_EXERCISE INSTRUCTIONS:_ Check each line below for the word "lines", and copy those that have it.

_Saved entries:_

_ _ _

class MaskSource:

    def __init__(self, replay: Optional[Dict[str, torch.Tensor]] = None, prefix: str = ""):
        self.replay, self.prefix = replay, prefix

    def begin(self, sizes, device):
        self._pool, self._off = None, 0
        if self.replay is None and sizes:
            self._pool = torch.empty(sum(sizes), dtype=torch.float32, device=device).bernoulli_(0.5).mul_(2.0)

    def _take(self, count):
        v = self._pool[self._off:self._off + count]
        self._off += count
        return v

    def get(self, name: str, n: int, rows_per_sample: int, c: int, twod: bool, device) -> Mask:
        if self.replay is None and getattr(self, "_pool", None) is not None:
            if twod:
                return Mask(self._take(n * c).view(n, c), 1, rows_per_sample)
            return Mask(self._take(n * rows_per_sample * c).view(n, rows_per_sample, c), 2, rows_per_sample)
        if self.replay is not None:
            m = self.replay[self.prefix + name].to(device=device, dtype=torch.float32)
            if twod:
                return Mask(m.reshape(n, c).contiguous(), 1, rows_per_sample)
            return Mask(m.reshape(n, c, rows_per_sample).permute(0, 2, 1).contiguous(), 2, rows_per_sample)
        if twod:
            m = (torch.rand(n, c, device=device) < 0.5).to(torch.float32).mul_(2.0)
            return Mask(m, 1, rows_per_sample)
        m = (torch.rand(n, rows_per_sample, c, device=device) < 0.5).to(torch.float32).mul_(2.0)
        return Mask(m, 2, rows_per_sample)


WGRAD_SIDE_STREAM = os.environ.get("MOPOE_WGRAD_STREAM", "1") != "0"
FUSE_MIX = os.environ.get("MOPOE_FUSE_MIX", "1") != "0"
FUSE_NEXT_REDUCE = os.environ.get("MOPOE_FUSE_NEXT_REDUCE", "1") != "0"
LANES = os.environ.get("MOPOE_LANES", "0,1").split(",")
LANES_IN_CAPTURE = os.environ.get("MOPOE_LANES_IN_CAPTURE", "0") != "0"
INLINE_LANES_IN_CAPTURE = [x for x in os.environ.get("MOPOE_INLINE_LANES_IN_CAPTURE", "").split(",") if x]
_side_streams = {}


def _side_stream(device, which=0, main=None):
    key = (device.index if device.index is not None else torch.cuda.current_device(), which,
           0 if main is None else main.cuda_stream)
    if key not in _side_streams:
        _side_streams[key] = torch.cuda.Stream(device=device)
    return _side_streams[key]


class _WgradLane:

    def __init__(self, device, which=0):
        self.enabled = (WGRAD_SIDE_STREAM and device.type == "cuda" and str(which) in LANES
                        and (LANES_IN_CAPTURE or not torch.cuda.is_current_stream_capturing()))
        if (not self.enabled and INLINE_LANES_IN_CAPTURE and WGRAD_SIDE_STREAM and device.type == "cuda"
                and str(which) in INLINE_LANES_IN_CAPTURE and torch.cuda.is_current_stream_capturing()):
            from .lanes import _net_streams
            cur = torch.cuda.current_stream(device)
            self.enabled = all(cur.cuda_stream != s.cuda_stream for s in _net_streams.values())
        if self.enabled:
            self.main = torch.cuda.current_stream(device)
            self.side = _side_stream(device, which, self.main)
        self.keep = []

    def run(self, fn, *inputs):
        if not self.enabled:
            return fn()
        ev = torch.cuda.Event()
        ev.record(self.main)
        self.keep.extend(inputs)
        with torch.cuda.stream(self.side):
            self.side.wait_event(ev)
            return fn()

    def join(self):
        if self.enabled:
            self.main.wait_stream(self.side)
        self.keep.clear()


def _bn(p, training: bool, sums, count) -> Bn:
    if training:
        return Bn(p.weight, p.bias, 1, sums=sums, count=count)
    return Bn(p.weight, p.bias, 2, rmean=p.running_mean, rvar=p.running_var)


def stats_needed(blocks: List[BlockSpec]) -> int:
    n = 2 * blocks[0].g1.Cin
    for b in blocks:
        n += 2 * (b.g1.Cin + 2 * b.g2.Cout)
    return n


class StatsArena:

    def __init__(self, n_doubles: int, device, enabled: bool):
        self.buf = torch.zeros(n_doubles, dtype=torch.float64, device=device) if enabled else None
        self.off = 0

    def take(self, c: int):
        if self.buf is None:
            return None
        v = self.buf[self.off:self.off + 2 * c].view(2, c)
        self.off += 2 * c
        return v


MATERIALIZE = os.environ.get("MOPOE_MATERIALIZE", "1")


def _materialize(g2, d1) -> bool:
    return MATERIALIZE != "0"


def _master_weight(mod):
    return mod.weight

_ _ _

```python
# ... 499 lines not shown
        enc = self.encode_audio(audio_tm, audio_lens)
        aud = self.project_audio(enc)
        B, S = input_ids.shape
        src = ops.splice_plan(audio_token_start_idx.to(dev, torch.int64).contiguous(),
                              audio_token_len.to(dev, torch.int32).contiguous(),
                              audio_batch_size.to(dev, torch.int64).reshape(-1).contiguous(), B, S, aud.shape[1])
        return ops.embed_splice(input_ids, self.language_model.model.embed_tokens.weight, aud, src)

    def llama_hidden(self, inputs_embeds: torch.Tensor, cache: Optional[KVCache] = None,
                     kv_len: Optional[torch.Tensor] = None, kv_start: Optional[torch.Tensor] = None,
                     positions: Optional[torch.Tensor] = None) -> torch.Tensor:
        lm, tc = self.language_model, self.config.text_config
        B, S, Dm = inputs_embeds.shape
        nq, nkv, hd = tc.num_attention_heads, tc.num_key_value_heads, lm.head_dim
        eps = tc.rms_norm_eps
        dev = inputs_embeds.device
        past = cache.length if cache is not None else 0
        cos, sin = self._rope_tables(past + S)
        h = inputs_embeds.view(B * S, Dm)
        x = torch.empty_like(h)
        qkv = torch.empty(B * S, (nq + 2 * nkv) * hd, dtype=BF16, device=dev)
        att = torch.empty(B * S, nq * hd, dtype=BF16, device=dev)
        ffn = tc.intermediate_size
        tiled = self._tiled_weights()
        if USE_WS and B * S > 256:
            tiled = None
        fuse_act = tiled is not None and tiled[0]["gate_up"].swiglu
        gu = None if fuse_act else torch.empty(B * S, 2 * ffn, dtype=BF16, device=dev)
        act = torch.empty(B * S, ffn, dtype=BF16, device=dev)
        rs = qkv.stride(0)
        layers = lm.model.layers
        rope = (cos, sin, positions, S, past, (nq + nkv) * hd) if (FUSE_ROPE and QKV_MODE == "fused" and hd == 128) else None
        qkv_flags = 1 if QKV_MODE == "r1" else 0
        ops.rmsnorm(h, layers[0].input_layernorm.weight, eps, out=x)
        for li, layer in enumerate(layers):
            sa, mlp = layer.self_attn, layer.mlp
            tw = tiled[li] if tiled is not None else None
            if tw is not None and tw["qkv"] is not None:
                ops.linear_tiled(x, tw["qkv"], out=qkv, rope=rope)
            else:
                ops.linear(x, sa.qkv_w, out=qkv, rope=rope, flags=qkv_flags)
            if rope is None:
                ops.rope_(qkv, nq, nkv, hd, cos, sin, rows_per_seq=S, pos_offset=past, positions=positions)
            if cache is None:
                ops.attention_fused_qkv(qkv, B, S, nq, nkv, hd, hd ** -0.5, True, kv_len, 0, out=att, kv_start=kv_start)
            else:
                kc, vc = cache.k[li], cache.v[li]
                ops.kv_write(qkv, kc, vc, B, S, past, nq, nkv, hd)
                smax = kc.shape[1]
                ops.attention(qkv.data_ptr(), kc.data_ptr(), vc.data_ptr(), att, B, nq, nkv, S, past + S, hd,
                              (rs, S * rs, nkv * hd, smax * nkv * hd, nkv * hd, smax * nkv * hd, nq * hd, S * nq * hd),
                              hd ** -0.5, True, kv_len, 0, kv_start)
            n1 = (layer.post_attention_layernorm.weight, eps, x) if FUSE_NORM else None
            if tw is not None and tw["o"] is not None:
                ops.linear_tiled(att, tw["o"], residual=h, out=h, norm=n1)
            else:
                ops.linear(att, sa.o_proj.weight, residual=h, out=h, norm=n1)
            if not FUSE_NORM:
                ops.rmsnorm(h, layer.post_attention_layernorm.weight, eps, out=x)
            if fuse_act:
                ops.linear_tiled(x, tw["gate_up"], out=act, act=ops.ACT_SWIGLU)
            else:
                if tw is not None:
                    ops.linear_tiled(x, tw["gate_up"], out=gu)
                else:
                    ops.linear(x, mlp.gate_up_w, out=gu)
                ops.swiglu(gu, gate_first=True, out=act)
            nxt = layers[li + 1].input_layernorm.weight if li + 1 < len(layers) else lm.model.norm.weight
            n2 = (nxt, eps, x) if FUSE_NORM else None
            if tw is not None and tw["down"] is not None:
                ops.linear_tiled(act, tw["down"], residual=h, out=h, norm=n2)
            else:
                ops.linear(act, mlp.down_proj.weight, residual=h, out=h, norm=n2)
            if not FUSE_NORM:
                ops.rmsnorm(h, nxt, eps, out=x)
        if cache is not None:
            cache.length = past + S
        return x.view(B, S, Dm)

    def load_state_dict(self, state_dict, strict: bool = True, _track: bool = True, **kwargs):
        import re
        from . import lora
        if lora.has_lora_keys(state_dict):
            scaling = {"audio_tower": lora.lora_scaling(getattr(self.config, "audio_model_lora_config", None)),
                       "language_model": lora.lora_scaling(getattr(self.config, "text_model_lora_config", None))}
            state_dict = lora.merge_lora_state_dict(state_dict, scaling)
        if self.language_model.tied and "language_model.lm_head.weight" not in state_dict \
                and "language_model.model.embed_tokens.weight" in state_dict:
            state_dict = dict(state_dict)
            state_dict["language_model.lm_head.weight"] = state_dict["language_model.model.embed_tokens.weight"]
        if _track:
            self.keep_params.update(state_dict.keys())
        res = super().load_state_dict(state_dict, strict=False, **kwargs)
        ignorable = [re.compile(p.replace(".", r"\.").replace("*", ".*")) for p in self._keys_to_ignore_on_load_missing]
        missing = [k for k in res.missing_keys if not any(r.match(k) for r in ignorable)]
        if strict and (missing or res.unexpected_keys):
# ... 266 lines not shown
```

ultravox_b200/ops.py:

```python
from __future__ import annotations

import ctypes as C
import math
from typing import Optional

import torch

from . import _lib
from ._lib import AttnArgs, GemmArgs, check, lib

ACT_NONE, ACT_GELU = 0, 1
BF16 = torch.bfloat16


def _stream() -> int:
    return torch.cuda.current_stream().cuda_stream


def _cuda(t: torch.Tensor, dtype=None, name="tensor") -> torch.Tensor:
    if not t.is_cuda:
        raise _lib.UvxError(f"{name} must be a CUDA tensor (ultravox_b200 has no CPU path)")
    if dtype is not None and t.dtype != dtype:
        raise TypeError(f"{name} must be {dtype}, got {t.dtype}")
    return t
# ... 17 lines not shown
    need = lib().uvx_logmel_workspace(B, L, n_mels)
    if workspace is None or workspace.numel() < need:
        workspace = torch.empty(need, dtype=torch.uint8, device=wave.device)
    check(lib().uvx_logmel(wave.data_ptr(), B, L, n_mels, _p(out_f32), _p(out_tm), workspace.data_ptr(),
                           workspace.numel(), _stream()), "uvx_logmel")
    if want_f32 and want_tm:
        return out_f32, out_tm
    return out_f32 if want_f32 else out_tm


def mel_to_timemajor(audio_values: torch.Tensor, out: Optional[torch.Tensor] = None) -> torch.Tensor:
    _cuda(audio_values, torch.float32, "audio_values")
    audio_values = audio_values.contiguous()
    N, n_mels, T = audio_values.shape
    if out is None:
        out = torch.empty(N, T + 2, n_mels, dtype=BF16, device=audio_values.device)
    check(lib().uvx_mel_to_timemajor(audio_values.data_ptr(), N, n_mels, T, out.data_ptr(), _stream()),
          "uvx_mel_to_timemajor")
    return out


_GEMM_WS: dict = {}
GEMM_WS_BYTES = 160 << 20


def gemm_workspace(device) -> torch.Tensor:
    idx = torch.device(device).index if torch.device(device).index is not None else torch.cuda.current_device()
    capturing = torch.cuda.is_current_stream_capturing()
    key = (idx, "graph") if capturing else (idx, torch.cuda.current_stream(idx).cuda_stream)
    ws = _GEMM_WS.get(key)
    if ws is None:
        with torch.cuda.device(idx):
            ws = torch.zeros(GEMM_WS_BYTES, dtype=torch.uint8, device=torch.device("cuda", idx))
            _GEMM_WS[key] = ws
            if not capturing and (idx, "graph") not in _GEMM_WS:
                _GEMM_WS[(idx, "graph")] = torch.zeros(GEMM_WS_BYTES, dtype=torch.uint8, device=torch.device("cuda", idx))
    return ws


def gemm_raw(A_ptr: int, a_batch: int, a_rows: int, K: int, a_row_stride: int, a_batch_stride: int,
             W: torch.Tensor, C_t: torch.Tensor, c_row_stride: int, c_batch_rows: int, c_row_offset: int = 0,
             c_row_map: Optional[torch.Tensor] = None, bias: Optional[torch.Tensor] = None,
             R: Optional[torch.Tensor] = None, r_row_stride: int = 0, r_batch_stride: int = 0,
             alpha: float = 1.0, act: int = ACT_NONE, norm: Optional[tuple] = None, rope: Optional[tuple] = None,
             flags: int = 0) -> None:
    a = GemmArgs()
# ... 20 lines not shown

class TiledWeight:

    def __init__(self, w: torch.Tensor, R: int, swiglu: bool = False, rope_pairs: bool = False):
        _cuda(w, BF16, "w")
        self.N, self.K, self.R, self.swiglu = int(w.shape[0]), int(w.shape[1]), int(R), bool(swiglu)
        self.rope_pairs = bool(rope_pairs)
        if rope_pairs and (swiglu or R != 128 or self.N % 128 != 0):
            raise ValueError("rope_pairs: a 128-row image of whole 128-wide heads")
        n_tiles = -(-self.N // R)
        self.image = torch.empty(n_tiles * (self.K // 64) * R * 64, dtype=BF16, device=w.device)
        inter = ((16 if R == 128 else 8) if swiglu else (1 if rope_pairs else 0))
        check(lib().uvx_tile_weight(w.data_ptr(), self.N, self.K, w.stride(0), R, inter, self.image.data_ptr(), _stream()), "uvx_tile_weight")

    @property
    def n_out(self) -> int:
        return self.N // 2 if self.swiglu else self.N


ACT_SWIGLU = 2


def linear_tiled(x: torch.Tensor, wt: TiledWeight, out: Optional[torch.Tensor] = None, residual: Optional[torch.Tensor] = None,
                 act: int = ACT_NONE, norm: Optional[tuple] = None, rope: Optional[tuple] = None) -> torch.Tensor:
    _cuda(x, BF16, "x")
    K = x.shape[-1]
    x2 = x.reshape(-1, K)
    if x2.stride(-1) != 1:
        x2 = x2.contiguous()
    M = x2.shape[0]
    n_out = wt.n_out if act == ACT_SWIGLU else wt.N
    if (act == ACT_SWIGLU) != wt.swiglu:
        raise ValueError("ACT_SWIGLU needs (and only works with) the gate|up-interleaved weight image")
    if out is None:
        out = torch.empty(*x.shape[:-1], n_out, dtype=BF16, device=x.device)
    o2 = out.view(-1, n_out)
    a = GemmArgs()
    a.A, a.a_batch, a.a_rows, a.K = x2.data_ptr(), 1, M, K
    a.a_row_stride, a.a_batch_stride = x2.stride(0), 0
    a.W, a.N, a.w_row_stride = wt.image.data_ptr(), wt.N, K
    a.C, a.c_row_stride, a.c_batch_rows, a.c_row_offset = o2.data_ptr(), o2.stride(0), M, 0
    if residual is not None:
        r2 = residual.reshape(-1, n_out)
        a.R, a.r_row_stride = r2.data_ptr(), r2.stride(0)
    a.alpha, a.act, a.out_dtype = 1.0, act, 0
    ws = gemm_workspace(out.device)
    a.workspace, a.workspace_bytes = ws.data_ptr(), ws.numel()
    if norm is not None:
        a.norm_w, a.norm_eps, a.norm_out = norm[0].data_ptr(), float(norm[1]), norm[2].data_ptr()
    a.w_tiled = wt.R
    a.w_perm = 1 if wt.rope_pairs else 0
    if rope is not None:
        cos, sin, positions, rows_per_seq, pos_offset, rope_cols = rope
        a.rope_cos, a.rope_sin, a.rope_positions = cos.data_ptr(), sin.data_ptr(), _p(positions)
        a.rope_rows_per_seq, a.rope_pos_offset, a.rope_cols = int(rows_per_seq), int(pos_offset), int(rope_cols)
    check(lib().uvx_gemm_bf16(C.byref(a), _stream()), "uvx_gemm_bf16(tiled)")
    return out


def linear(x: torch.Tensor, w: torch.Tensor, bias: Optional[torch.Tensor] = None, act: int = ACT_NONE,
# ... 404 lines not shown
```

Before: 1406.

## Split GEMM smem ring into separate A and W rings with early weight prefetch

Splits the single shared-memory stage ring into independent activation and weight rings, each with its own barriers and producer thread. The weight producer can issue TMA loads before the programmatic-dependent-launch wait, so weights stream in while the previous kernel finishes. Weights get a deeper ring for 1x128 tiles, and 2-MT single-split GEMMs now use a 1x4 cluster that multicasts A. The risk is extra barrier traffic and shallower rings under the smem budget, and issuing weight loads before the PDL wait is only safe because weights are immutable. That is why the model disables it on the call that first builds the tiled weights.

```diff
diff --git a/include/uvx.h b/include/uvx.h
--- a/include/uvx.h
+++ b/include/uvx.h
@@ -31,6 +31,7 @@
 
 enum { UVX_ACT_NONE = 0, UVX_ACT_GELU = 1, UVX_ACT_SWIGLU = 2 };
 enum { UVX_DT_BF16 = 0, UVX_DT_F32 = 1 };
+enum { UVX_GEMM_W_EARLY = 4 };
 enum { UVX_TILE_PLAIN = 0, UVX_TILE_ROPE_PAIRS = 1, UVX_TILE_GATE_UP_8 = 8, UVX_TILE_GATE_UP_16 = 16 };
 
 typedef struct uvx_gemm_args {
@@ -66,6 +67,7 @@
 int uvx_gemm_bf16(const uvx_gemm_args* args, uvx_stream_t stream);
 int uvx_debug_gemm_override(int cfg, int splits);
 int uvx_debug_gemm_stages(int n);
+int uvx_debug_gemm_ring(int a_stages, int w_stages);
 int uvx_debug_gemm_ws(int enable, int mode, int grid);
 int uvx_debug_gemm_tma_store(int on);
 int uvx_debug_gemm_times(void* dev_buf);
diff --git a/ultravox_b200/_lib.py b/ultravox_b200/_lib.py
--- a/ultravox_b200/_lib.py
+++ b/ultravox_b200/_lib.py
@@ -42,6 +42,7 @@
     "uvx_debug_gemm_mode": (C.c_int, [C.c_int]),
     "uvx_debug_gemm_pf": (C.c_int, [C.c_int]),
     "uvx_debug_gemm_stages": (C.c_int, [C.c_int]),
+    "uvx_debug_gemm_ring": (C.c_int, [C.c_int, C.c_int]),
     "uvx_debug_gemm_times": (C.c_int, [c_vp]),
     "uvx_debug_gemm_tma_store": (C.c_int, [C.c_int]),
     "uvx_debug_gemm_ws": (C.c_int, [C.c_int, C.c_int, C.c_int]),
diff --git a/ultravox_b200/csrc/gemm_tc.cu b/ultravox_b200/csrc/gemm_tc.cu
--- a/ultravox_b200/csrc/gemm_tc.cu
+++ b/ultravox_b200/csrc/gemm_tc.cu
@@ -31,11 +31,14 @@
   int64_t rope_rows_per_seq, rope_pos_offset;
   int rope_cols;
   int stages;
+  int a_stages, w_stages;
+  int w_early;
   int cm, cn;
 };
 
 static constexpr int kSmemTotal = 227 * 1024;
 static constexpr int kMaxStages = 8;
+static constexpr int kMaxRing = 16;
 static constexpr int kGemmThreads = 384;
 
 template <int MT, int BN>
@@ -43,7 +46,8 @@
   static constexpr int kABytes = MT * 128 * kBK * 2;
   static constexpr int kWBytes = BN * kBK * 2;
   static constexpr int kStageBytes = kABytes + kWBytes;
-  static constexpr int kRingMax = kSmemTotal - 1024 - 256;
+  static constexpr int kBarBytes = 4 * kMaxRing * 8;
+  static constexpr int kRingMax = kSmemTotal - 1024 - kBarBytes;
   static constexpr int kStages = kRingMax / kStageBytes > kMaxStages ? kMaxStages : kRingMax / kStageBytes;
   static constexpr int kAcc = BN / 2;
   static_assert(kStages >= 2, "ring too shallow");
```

_ _ _

_EXERCISE SOLUTION:_
# ... 499 lines not shown
# ... 266 lines not shown
# ... 17 lines not shown
# ... 20 lines not shown
# ... 404 lines not shown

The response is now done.